(Your objective)
Find every line below that contains the word "dout" and copy it out.
___ Available data
## Fold reduction finisher kernels into producer via last-block atomic ticket

Adds a last-block-done pattern: producer blocks write partials with coherent stores, take an atomic ticket on a per-stream counter, and the final block runs the finishing reduction in place of a separate finish kernel. It is applied to the attention CLS finish in the dK/dV backward and, behind flags, to colsum, layernorm backward and channel-moment reductions. The aim is to remove small follow-up kernel launches and their serialization gaps. The cost is extra atomics, a vmcnt wait and barrier in every block, and tail work done by one block. Only the attention CLS fold is enabled by default.

```diff
diff --git a/vfmseg_amd/csrc/attention_bf16.hip b/vfmseg_amd/csrc/attention_bf16.hip
--- a/vfmseg_amd/csrc/attention_bf16.hip
+++ b/vfmseg_amd/csrc/attention_bf16.hip
@@ -1,4 +1,5 @@
 #include "attn_bf16_dev.h"
+#include "fold_fin.h"
 
 template <bool DQ, int NW = 4>
 __global__ void __launch_bounds__(NW * 64, 2) k_attn_bf16_q(AttnP p) {
@@ -259,6 +260,36 @@
 #pragma unroll
     for (int j = 0; j < 2; ++j) store_block_rows(oacc[j], mult, out + qrow * ldo + col0 + 32 * j, h);
   }
+}
+
+struct ClsFin { float kc, qc, gc, pv, ds, sk, sv; };
+__device__ __forceinline__ ClsFin attn_cls_finish_load(const AttnP& p, int bh, int lane) {
+  const int b = bh / p.H, hh = bh % p.H;
+  const int nq = p.nq_main + p.nq_extra;
+  const long row = tok_row(b, p.nq_main, p.nq_main, p.B);
+  const int col = hh * 64 + lane;
+  const float qc = bf16_to_f32(((const bf16_t*)p.q)[row * p.ldq + col]), kc = bf16_to_f32(((const bf16_t*)p.k)[row * p.ldk + col]);
+  const float vc = bf16_to_f32(((const bf16_t*)p.v)[row * p.ldv + col]), gc = bf16_to_f32(((const bf16_t*)p.dout)[row * p.ld_do + col]);
+  const float s = wave_sum(qc * kc) * p.scale, dp = wave_sum(gc * vc);
+  const float lse = p.lse[(long)bh * nq + p.nq_main], ndelta = p.delta[(long)bh * nq + p.nq_main];
+  const float pv = __expf(s - lse), ds = pv * (dp + ndelta);
+  const float* scr = p.cls_scratch + (long)bh * 192;
+  return ClsFin{kc, qc, gc, pv, ds, scr[64 + lane], scr[128 + lane]};
+}
+template <bool COH>
+__device__ __forceinline__ void attn_cls_finish_store(const AttnP& p, int bh, int lane, const ClsFin& f) {
+  const int b = bh / p.H, hh = bh % p.H;
+  const long row = tok_row(b, p.nq_main, p.nq_main, p.B);
+  const int col = hh * 64 + lane;
+  float* scr = p.cls_scratch + (long)bh * 192;
+  ((bf16_t*)p.dq)[row * p.ld_dq + col] = f32_to_bf16((fin_ld<COH>(scr + lane) + f.ds * f.kc) * p.scale);
+  ((bf16_t*)p.dk)[row * p.ld_dk + col] = f32_to_bf16((f.sk + f.ds * f.qc) * p.scale);
+  ((bf16_t*)p.dv)[row * p.ld_dv + col] = f32_to_bf16(f.sv + f.pv * f.gc);
+  scr[lane] = 0.f, scr[64 + lane] = 0.f, scr[128 + lane] = 0.f;
+}
+__global__ void __launch_bounds__(64) k_attn_cls_finish(AttnP p) {
+  const ClsFin f = attn_cls_finish_load(p, blockIdx.x, threadIdx.x);
+  attn_cls_finish_store<false>(p, blockIdx.x, threadIdx.x, f);
 }
 
 template <int NW = 4>
@@ -406,6 +437,15 @@
     if (!kvalid) wd = 0.f;
     cls_partial(wd, kf, red, lane, p.cls_scratch + ((long)b * p.H + hh) * 192);
   }
+  const bool fold = cls_query && p.cls_cnt != nullptr;
+  unsigned ticket = 0;
+  ClsFin cf = {};
+  if (fold) {
+    asm volatile("s_waitcnt vmcnt(0)" ::: "memory");
+    __syncthreads();
+    if (tid == 0) ticket = __hip_atomic_fetch_add(p.cls_cnt + bh, 1u, __ATOMIC_RELAXED, __HIP_MEMORY_SCOPE_AGENT);
+    if (wave == 0) cf = attn_cls_finish_load(p, bh, lane);
+  }
   if (kvalid) {
     bf16_t* odk = (bf16_t*)p.dk;
     bf16_t* odv = (bf16_t*)p.dv;
@@ -413,6 +453,15 @@
     for (int j = 0; j < 2; ++j) {
       store_block_rows(dk[j], p.scale, odk + krow * p.ld_dk + col0 + 32 * j, h);
       store_block_rows(dv[j], 1.0f, odv + krow * p.ld_dv + col0 + 32 * j, h);
+    }
+  }
+  if (fold) {
+    unsigned* slot = reinterpret_cast<unsigned*>(smem);
+    if (tid == 0) *slot = ticket;
+    __syncthreads();
+    if (*reinterpret_cast<volatile unsigned*>(slot) == gridDim.x - 1 && wave == 0) {
+      attn_cls_finish_store<true>(p, bh, lane, cf);
+      if (lane == 0) __hip_atomic_store(p.cls_cnt + bh, 0u, __ATOMIC_RELAXED, __HIP_MEMORY_SCOPE_AGENT);
     }
   }
 }
@@ -456,34 +505,18 @@
   return VFM_OK;
 }
 
-__global__ void __launch_bounds__(64) k_attn_cls_finish(AttnP p) {
-  const int bh = blockIdx.x, b = bh / p.H, hh = bh % p.H, lane = threadIdx.x;
-  const int nq = p.nq_main + p.nq_extra;
-  const long row = tok_row(b, p.nq_main, p.nq_main, p.B);
-  const int col = hh * 64 + lane;
-  const float qc = bf16_to_f32(((const bf16_t*)p.q)[row * p.ldq + col]), kc = bf16_to_f32(((const bf16_t*)p.k)[row * p.ldk + col]);
-  const float vc = bf16_to_f32(((const bf16_t*)p.v)[row * p.ldv + col]), gc = bf16_to_f32(((const bf16_t*)p.dout)[row * p.ld_do + col]);
-  const float s = wave_sum(qc * kc) * p.scale, dp = wave_sum(gc * vc);
-  const float lse = p.lse[(long)bh * nq + p.nq_main], ndelta = p.delta[(long)bh * nq + p.nq_main];
-  const float pv = __expf(s - lse), ds = pv * (dp + ndelta);
-  float* scr = p.cls_scratch + (long)bh * 192;
-  ((bf16_t*)p.dq)[row * p.ld_dq + col] = f32_to_bf16((scr[lane] + ds * kc) * p.scale);
-  ((bf16_t*)p.dk)[row * p.ld_dk + col] = f32_to_bf16((scr[64 + lane] + ds * qc) * p.scale);
-  ((bf16_t*)p.dv)[row * p.ld_dv + col] = f32_to_bf16(scr[128 + lane] + pv * gc);
-  scr[lane] = 0.f, scr[64 + lane] = 0.f, scr[128 + lane] = 0.f;
-}
-
 int vfm_attn_bf16_bwd_impl(const vfm_attn_desc* d, hipStream_t s) {
   VFM_CHECK(aligned_ok(d, true), VFM_E_ALIGN, "vfm_attn_bwd(bf16): operands must be 16-byte aligned, ld %% 8 == 0");
   AttnP p = to_p(d);
   const int nq = d->nq_main + d->nq_extra, nk = d->nk_main + d->nk_extra;
   const bool cls = d->nq_extra == 1 && d->nk_extra == 1 && d->nq_main == d->nk_main && (d->nq_main % 128) == 0 && !short_grid(d, nq);
   p.cls_scratch = cls ? d->delta + (long)d->B * d->H * nq : nullptr;
+  if (cls && (g_fold_fin & FOLD_ATTN_CLS) && d->B * d->H <= FOLD_WORDS) p.cls_cnt = fold_counters(s);
   if (short_grid(d, nq)) hipLaunchKernelGGL((k_attn_bf16_q<true, 2>), dim3(cdiv(nq, 64), d->B * d->H), dim3(128), 6 * TILE_BYTES, s, p);
   else hipLaunchKernelGGL((k_attn_bf16_q<true, 4>), dim3(cdiv(cls ? d->nq_main : nq, 128), d->B * d->H), dim3(256), 6 * TILE_BYTES, s, p);
   if (short_grid(d, nk)) hipLaunchKernelGGL((k_attn_bf16_dkv<2>), dim3(cdiv(nk, 64), d->B * d->H), dim3(128), 3 * (2 * TILE_BYTES + 1024), s, p);
   else hipLaunchKernelGGL((k_attn_bf16_dkv<4>), dim3(cdiv(cls ? d->nk_main : nk, 128), d->B * d->H), dim3(256), 3 * (2 * TILE_BYTES + 1024), s, p);
-  if (cls) hipLaunchKernelGGL(k_attn_cls_finish, dim3(d->B * d->H), dim3(64), 0, s, p);
+  if (cls && !p.cls_cnt) hipLaunchKernelGGL(k_attn_cls_finish, dim3(d->B * d->H), dim3(64), 0, s, p);
   VFM_LAUNCH_CHECK();
   return VFM_OK;
 }
diff --git a/vfmseg_amd/csrc/attn_common.h b/vfmseg_amd/csrc/attn_common.h
--- a/vfmseg_amd/csrc/attn_common.h
+++ b/vfmseg_amd/csrc/attn_common.h
@@ -12,6 +12,7 @@
   void* dq; void* dk; void* dv; long ld_dq, ld_dk, ld_dv;
   float* delta;
   float* cls_scratch;
+  unsigned* cls_cnt;
   int xcd;
   int il;
 };
@@ -32,6 +33,7 @@
   p.dq = d->dq; p.dk = d->dk; p.dv = d->dv; p.ld_dq = d->ld_dq; p.ld_dk = d->ld_dk; p.ld_dv = d->ld_dv;
   p.delta = d->delta;
   p.cls_scratch = nullptr;
+  p.cls_cnt = nullptr;
   extern int g_attn_xcd;
   p.xcd = g_attn_xcd;
   extern int g_attn_il;
diff --git a/vfmseg_amd/csrc/elementwise.hip b/vfmseg_amd/csrc/elementwise.hip
--- a/vfmseg_amd/csrc/elementwise.hip
+++ b/vfmseg_amd/csrc/elementwise.hip
@@ -1,6 +1,23 @@
 #include "common.h"
+#include "fold_fin.h"
 
 thread_local char g_vfm_err[512] = {0};
+
+extern const int g_fold_fin_default = FOLD_ATTN_CLS;
+int g_fold_fin = g_fold_fin_default;
+unsigned* fold_counters(hipStream_t s) {
+  struct Ent { hipStream_t s; unsigned* w; };
+  static thread_local Ent tab[8];
+  static thread_local int n = 0;
+  for (int i = 0; i < n; ++i)
+    if (tab[i].s == s) return tab[i].w;
+  if (n == 8) return nullptr;
+  void* p = nullptr;
+  if (hipMalloc(&p, FOLD_WORDS * sizeof(unsigned)) != hipSuccess) return nullptr;
+  (void)hipMemsetAsync(p, 0, FOLD_WORDS * sizeof(unsigned), s);
+  tab[n].s = s, tab[n].w = (unsigned*)p, ++n;
+  return (unsigned*)p;
+}
 
 extern "C" const char* vfm_last_error(void) { return g_vfm_err; }
 extern "C" int vfm_abi_version(void) { return 5; }
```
______
(Output of the exercise)
+  const float vc = bf16_to_f32(((const bf16_t*)p.v)[row * p.ldv + col]), gc = bf16_to_f32(((const bf16_t*)p.dout)[row * p.ld_do + col]);
-  const float vc = bf16_to_f32(((const bf16_t*)p.v)[row * p.ldv + col]), gc = bf16_to_f32(((const bf16_t*)p.dout)[row * p.ld_do + col]);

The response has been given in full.